Step 8: Refill and Bleed the Cooling System. Reinstall the upper radiator support panel. Close the radiator drain petcock. Fill the system with a 50/50 mix of OEM-recommended antifreeze and distilled water through the coolant reservoir. Start the engine with the radiator cap off (or reservoir cap off, depending on system design) and let it run until the thermostat opens and coolant circulates. You will see the coolant level drop; top it off as needed. Squeezing the upper radiator hose can help purge air bubbles. Replace the cap once the system is full and bled.

Step 9: Check for Leaks and Clear Codes. Let the engine reach operating temperature and check thoroughly for any leaks at all connection points.
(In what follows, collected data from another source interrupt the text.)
## Files before the change

joshupscale_amd/csrc/c_api.cpp:

```cpp

#include "joshupscale_amd.h"
#ifdef JU_TEST_HOOKS
#include "joshupscale_amd_test.h"
#endif

#include <cstdio>
#include <cstring>
#include <fstream>
#include <ios>
#include <new>
#include <stdexcept>
#include <string>
#include <vector>

#include "engine.h"
#include "fp8.h"
#include "graphics.h"
#include "log.h"
#include "model.h"
#include "tiled.h"

struct ju_runtime {
	std::unique_ptr<ju::Engine> engine;
};
// ... 1452 lines not shown
}

int ju_debug_e4m3(const float *values, unsigned char *codes, size_t count) {
	return guarded([&] {
		if (count && (!values || !codes)) throw std::invalid_argument("ju_debug_e4m3: null buffer");
		for (size_t i = 0; i < count; ++i) codes[i] = ju::e4m3FromFloat(values[i]);
	});
}

}
namespace {

constexpr int kDebugAxisMax = 4096;

struct DebugRefuse {
	const char *hook;
	[[noreturn]] void operator()(const std::string &why) const { throw std::invalid_argument(std::string(hook) + ": " + why); }
};

bool misaligned(const void *p, std::uintptr_t a) { return reinterpret_cast<std::uintptr_t>(p) % a != 0; }

ju::DType debugDType(const DebugRefuse &refuse, int dtype) {
	if (dtype != JU_DTYPE_F16 && dtype != JU_DTYPE_BF16) refuse("dtype must be JU_DTYPE_F16 or JU_DTYPE_BF16");
	return dtype == JU_DTYPE_F16 ? ju::kF16 : ju::kBF16;
}

void debugActivation(const DebugRefuse &refuse, int act, float slope) {
	if (act < 0 || act > 2) refuse("an activation code outside 0 .. 2");
	if (act == 2 && !(slope >= 0.0f && slope <= 1.0f)) refuse("a LeakyReLU slope outside [0, 1]");
}

ju::DevPlan debugPlan(const DebugRefuse &refuse, const ju_debug_plan &p, ju::PlanLog *log) {
	if (p.flow_tile < 0 || p.res_block < 0 || p.res_block > 2 || p.conv_stages < -1 || p.conv_stages > 2 || p.splitk_rows < 0 ||
	    p.splitk_blocks < 0 || p.splitk_blocks > 2 || p.conv_nb < 0 || p.conv_nb > 2 || p.conv_rw < 0 || p.conv_rw > 2) {
		refuse("a plan field out of range");
	}
	ju::DevPlan plan;
	plan.flowTile = p.flow_tile;
	plan.resBlock = p.res_block;
	plan.convStages = p.conv_stages;
	plan.splitkRows = p.splitk_rows;
	plan.splitkBlocks = p.splitk_blocks;
	plan.convNb = p.conv_nb;
	plan.convRw = p.conv_rw;
	plan.log = log;
	return plan;
}

void debugPlanText(const ju::PlanLog &log, char *dst, std::size_t capacity) {
	if (dst == nullptr || capacity == 0) return;
	const std::string text = log.text();
	const std::size_t n = std::min(text.size(), capacity - 1);
	std::memcpy(dst, text.data(), n);
	dst[n] = '\0';
}

ju::DeviceBuffer debugPackWeights(const float *w, int taps, int cinReal, int cinPadded, int cout, int nb, ju::DType dt) {
	ju::FoldedConv conv;
	conv.taps = taps;
	conv.cin = cinReal;
	conv.cout = cout;
	conv.w.assign(w, w + static_cast<std::size_t>(taps) * cinReal * cout);
	std::vector<int> cinMap(static_cast<std::size_t>(cinPadded), -1);
	for (int c = 0; c < cinReal; ++c) cinMap[static_cast<std::size_t>(c)] = c;
	const std::vector<std::uint16_t> packed = ju::packConvWeights(conv, cinMap, nb, dt);
	ju::DeviceBuffer dev(packed.size() * 2);
	dev.upload(packed.data(), packed.size() * 2);
	return dev;
}

ju::DeviceBuffer debugUploadBias(const float *bias, int cout) {
	ju::DeviceBuffer dev(static_cast<std::size_t>(cout) * 4);
	dev.upload(bias, static_cast<std::size_t>(cout) * 4);
	return dev;
}

void debugPitch(const DebugRefuse &refuse, int pitch, int width, const char *what) {
// ... 362 lines not shown
```

joshupscale_amd/csrc/dev_switch.cpp:

```cpp
#include "dev_switch.h"

#ifdef JU_TEST_HOOKS
#include <cstddef>
#include <cstdlib>
#endif

namespace ju {

#ifdef JU_TEST_HOOKS
const char *devSwitch(Dev which) {
	static const char *const kNames[] = {
	    "JU_TAIL", "JU_PACK", "JU_POOL", "JU_UPSAMPLE", "JU_FLOW_CONV", "JU_TOWER", "JU_CALIBRATE", "JU_FLOW", "JU_DIRECT",
	    "JU_DIRECT_GRAPH", "JU_SYNC_SPIN_US", "JU_TRACE_STEPS", "JU_TRACE_NOSYNC", "JU_RES_BLOCK", "JU_FLOW_TILE",
	    "JU_FLOW_WIDE", "JU_WAVE_PRIO", "JU_CONV_DBUF", "JU_TOWER_FAST", "JU_FP8_GRID", "JU_FP8_BLOCK", "JU_SPLITK_PLAN",
	    "JU_CONV_TILE",
	};
	static_assert(sizeof(kNames) / sizeof(kNames[0]) == static_cast<std::size_t>(Dev::Count),
	    "kNames must name every switch of Dev, in its order");
	const int i = static_cast<int>(which);
	if (i < 0 || i >= static_cast<int>(Dev::Count)) return nullptr;
	return std::getenv(kNames[i]);
}
bool devSwitchesExist() {
	return true;
}
#else
const char *devSwitch(Dev) {
	return nullptr;
}
bool devSwitchesExist() {
	return false;
}
#endif

}
```

joshupscale_amd/csrc/dev_switch.h:

```cpp
#pragma once

namespace ju {

enum class Dev : int {
	Tail,
	Pack,
	Pool,
	Upsample,
	FlowConv,
	Tower,
	Calibrate,
	Flow,
	Direct,
	DirectGraph,
	SyncSpinUs,
	TraceSteps,
	TraceNoSync,
	ResBlock,
	FlowTile,
	FlowWide,
	WavePrio,
	ConvDbuf,
	TowerFast,
	Fp8Grid,
	Fp8Block,
	SplitKPlan,
	ConvTile,
	Count
};

const char *devSwitch(Dev which);
bool devSwitchesExist();

}
```

joshupscale_amd/csrc/engine.cpp:

```cpp
#include "engine.h"

#include <cstdio>

#include <algorithm>
#include <atomic>
#include <cstdlib>
#include <cstring>
#include <memory>
#include <mutex>
#include <sstream>
#include <stdexcept>

#include "dev_switch.h"
#include "fp8.h"
#include "graphics.h"
#include "log.h"

namespace ju {

namespace {
thread_local int g_DryLaunches = 0;
}
bool launchesAreDry() { return g_DryLaunches > 0; }
DryLaunchScope::DryLaunchScope() { ++g_DryLaunches; }
// ... 175 lines not shown
			throw std::invalid_argument("fp8 tower needs a 64-filter generator with at least one residual block");
		}
		m_Fp8Tower = true;
		dt = kF16;
	}
	if (dt != kF16 && dt != kBF16) throw std::invalid_argument("Unsupported compute dtype");
	m_DType = static_cast<DType>(dt);
	readSwitches();
	planFlowUnits();
	buildWeights(model);
	setUpResidentTowers();
	allocateBuffers(model);
	buildProgram(0);
	buildProgram(1);
	bindStaging();
	warmUpAndCapture();
}

namespace {
bool switchIs(Dev which, const char *word) {
	const char *v = devSwitch(which);
	return v && std::string(v) == word;
}
}

void Engine::readSwitches() {
	m_FusedTail = !switchIs(Dev::Tail, "split");
	m_TailInTower = !switchIs(Dev::Tail, "fused") && !switchIs(Dev::Tail, "split");
	m_PackInBlock = !switchIs(Dev::Pack, "split");
	m_FusedPool = !switchIs(Dev::Pool, "split");
	m_FusedUpsample = !switchIs(Dev::Upsample, "split");
	m_FlowFused = !switchIs(Dev::FlowConv, "generic");
	if (const char *e = devSwitch(Dev::FlowTile)) m_Plan.flowTile = std::atoi(e);
	if (const char *e = devSwitch(Dev::ResBlock)) m_Plan.resBlock = std::string(e) == "plain" ? 1 : (std::string(e) == "tile" ? 2 : 0);
	if (const char *e = devSwitch(Dev::ConvDbuf)) m_Plan.convStages = (e[0] >= '0' && e[0] <= '2') ? e[0] - '0' : -1;
	if (const char *e = devSwitch(Dev::SplitKPlan)) {
		m_Plan.splitkRows = std::atoi(e);
		if (const char *x = std::strchr(e, 'x')) m_Plan.splitkBlocks = std::atoi(x + 1);
	}
	if (const char *e = devSwitch(Dev::ConvTile)) {
		m_Plan.convNb = std::atoi(e);
		if (const char *x = std::strchr(e, 'x')) m_Plan.convRw = std::atoi(x + 1);
	}
	if (devSwitchesExist()) m_Plan.log = &m_PlanLog;
	const char *direct = devSwitch(Dev::Direct);
	m_PreferDirect = !(direct && direct[0] == '0');
	if (const char *retry = std::getenv("JU_RESIDENT_RETRY")) m_RetryBase = static_cast<unsigned>(std::atoi(retry));
	const char *directGraph = devSwitch(Dev::DirectGraph);
	m_DirectGraph = !(directGraph && directGraph[0] == '0');
	if (const char *spin = devSwitch(Dev::SyncSpinUs)) m_SpinUs = static_cast<unsigned>(std::atoi(spin));
	if (const char *la = std::getenv("JU_LOOKAHEAD")) m_BatchMax = std::min(std::max(std::atoi(la), 1), kFlowBatchMax);
}

bool Engine::setUpResidentTower(ResidentTower *t, bool wanted, int H, int W, int cus, bool leaky) {
	const bool on = wanted && residentTowerGeometry(H, W, cus, &t->GX, &t->GY, &t->RH);
	if (on) {
		t->w = DeviceBuffer(t->hostW.size() * 2);
		t->w.upload(t->hostW.data(), t->hostW.size() * 2);
		t->b = DeviceBuffer(t->hostB.size() * 4);
		t->b.upload(t->hostB.data(), t->hostB.size() * 4);
		const bool eightBit = m_Fp8Tower && t == &m_GenTower;
		t->mail = DeviceBuffer(eightBit ? residentMailboxBytes8(t->GX, t->GY, leaky) : residentMailboxBytes(t->GX, t->GY, leaky));
		t->flags = DeviceBuffer(residentCounterBytes(t->GX, t->GY));
	}
	t->hostW.clear();
	t->hostW.shrink_to_fit();
// ... 712 lines not shown
```

joshupscale_amd/csrc/flow_block_common.h:

```cpp
#pragma once

#include "kernel_common.h"

namespace ju {

void launchResBlockPersistent(DType dt, const FlowBlockLaunch &q, hipStream_t stream);

namespace {

constexpr int kFbW = 34;
constexpr int kFbOutW = 30;

__device__ __forceinline__ void fbGlds16(const void *g, void *l) {
	__builtin_amdgcn_global_load_lds((const __attribute__((address_space(1))) void *)g,
	    (__attribute__((address_space(3))) void *)l, 16, 0, 0);
}

template <int PB>
__device__ __forceinline__ unsigned fbSwz(unsigned col) {
	if constexpr (PB == 256) return col & 15u;
	else if constexpr (PB == 128) return (col >> 1) & 7u;
	else if constexpr (PB == 64) return (col >> 2) & 3u;
	else return (col >> 3) & 1u;
}
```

Use your OBD-II scanner to clear any stored engine codes. Take the vehicle for a test drive, monitoring the temperature gauge closely.

Parts and Tools Needed

Parts:

  • Radiator (OEM or high-quality aftermarket equivalent for 2014 Dodge Challenger with your specific engine - 3.6L V6 or 5.7L/6.4L V8). Part numbers vary.
  • Coolant/Antifreeze (Mopar MS-12106 or equivalent, typically 2 gallons for a full flush/refill).
  • Distilled Water (for mixing with concentrate).
  • New Hose Clamps (constant-tension or screw-type, recommended for peace of mind).
  • Optional but Recommended: New Upper and Lower Radiator Hoses, Thermostat, and Coolant Reservoir Cap.

Tools:

  • OBD-II Scanner
  • Basic Socket Set and Wrenches (Metric)
  • Screwdrivers (Flathead and Phillips)
  • Drain Pan (5-gallon capacity)
  • Funnel
  • Jack and Jack Stands
  • Trim Removal Tool (for plastic clips)
  • Pliers (for hose clamps)
  • Safety Glasses and Gloves

Real Owner Costs

The cost to address a misfire stemming from cooling system issues varies dramatically based on the root cause and who does the work.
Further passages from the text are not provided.